Top of EXTRACTED RECORDS

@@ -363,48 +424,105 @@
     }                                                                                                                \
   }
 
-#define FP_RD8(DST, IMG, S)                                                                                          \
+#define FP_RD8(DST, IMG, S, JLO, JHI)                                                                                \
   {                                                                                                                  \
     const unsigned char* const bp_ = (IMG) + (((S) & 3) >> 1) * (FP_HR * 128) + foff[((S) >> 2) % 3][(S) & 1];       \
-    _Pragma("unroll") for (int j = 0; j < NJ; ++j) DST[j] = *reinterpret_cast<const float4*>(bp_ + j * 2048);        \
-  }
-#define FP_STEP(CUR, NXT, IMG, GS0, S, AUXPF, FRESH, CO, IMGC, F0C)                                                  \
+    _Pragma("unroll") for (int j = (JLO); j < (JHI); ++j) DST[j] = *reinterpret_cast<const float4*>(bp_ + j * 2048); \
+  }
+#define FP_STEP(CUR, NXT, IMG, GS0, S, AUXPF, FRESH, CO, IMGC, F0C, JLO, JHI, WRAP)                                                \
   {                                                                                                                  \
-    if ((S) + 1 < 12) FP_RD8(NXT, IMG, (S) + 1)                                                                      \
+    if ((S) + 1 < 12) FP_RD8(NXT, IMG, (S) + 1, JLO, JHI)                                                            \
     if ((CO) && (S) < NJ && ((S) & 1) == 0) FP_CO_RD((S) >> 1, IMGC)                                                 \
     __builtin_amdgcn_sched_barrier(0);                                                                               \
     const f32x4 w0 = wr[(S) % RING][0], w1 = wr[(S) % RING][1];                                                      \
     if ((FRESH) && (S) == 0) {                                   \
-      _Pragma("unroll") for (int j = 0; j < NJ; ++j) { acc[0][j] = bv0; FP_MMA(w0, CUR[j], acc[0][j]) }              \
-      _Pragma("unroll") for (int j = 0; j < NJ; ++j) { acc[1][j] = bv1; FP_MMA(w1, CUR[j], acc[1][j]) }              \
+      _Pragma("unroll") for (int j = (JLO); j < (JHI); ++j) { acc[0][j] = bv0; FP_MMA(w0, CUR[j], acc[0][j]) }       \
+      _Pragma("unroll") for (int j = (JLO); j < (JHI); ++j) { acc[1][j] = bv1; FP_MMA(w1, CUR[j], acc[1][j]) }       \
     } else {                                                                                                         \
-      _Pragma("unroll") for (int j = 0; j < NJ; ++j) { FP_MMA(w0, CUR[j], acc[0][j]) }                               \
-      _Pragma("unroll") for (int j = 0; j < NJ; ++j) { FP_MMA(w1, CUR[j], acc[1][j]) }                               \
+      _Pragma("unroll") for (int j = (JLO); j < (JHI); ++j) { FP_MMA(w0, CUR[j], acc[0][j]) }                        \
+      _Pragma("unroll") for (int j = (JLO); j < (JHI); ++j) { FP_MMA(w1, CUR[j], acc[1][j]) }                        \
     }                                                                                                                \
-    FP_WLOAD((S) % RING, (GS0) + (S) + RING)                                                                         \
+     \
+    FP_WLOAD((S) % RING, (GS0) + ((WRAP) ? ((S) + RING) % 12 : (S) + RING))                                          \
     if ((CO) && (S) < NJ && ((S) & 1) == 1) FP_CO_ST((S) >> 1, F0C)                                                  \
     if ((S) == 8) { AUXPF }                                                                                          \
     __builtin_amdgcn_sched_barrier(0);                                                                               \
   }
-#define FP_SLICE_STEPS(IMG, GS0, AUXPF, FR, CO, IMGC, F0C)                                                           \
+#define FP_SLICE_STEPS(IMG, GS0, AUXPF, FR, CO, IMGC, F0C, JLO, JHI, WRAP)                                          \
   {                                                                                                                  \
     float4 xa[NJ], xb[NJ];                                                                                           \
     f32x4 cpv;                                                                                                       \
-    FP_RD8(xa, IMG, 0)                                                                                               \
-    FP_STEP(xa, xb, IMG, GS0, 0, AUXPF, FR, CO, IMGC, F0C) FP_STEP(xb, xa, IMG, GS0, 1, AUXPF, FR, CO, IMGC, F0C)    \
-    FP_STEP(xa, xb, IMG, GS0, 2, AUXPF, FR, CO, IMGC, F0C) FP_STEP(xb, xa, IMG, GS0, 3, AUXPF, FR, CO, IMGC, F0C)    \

Bottom of EXTRACTED RECORDS
Top of EXTRACTED RECORDS

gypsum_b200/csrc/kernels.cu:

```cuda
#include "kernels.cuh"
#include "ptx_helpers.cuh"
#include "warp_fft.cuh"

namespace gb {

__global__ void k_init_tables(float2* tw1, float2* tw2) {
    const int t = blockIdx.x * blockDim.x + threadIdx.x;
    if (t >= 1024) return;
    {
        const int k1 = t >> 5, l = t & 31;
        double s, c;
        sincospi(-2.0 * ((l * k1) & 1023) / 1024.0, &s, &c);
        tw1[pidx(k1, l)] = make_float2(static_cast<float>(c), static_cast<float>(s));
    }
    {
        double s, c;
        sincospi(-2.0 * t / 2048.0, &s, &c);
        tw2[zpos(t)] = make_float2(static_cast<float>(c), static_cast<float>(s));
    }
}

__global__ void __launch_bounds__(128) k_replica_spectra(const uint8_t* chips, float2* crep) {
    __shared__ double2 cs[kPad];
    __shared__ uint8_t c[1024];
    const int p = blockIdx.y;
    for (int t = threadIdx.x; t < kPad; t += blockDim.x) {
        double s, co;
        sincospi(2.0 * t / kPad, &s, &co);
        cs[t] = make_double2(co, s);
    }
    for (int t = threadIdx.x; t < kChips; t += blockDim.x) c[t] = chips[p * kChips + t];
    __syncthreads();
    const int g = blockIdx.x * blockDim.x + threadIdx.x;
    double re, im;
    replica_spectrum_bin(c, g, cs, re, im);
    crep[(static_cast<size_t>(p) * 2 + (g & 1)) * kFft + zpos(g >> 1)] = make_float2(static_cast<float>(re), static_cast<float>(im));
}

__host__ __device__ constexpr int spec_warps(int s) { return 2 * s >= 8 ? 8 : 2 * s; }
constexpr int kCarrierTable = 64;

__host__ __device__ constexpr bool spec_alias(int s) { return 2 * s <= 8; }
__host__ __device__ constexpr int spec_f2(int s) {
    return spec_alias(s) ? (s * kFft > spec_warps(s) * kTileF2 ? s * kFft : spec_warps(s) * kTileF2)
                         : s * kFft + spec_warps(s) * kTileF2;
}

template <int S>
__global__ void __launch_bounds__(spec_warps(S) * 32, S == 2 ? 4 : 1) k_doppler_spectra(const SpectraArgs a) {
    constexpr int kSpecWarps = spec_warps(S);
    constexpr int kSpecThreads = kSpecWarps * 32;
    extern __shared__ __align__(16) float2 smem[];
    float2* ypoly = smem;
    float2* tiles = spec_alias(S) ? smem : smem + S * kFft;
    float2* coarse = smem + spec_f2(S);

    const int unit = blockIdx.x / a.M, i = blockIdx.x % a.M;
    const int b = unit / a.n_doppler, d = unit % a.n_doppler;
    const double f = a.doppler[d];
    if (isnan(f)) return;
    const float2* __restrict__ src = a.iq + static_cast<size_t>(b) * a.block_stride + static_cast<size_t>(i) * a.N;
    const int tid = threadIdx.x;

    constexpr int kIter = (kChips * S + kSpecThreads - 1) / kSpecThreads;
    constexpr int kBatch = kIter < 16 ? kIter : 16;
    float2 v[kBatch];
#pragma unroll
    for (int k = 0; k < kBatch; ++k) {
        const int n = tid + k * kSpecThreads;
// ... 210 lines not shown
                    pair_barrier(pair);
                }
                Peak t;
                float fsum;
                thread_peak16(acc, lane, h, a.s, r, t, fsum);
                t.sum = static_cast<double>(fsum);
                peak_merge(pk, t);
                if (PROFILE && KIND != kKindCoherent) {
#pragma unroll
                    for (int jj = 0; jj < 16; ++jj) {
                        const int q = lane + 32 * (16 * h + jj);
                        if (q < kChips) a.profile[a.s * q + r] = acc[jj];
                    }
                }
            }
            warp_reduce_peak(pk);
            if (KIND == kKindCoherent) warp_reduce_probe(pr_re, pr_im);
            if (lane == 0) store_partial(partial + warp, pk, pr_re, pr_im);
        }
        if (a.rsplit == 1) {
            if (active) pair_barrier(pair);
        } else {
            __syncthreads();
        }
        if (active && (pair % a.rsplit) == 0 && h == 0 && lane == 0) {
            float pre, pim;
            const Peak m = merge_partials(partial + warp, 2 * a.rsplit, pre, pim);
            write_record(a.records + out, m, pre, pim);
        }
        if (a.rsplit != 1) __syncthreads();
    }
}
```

Bottom of EXTRACTED RECORDS

● **AIM OF THE EXERCISE**:
Starting at the line above that contains "S, JLO, JHI)", repeat each line exactly up to and including the line that contains "const unsigned char*", and stop there.

● **SOLVED PROBLEM**:
+#define FP_RD8(DST, IMG, S, JLO, JHI)                                                                                \
   {                                                                                                                  \
     const unsigned char* const bp_ = (IMG) + (((S) & 3) >> 1) * (FP_HR * 128) + foff[((S) >> 2) % 3][(S) & 1];       \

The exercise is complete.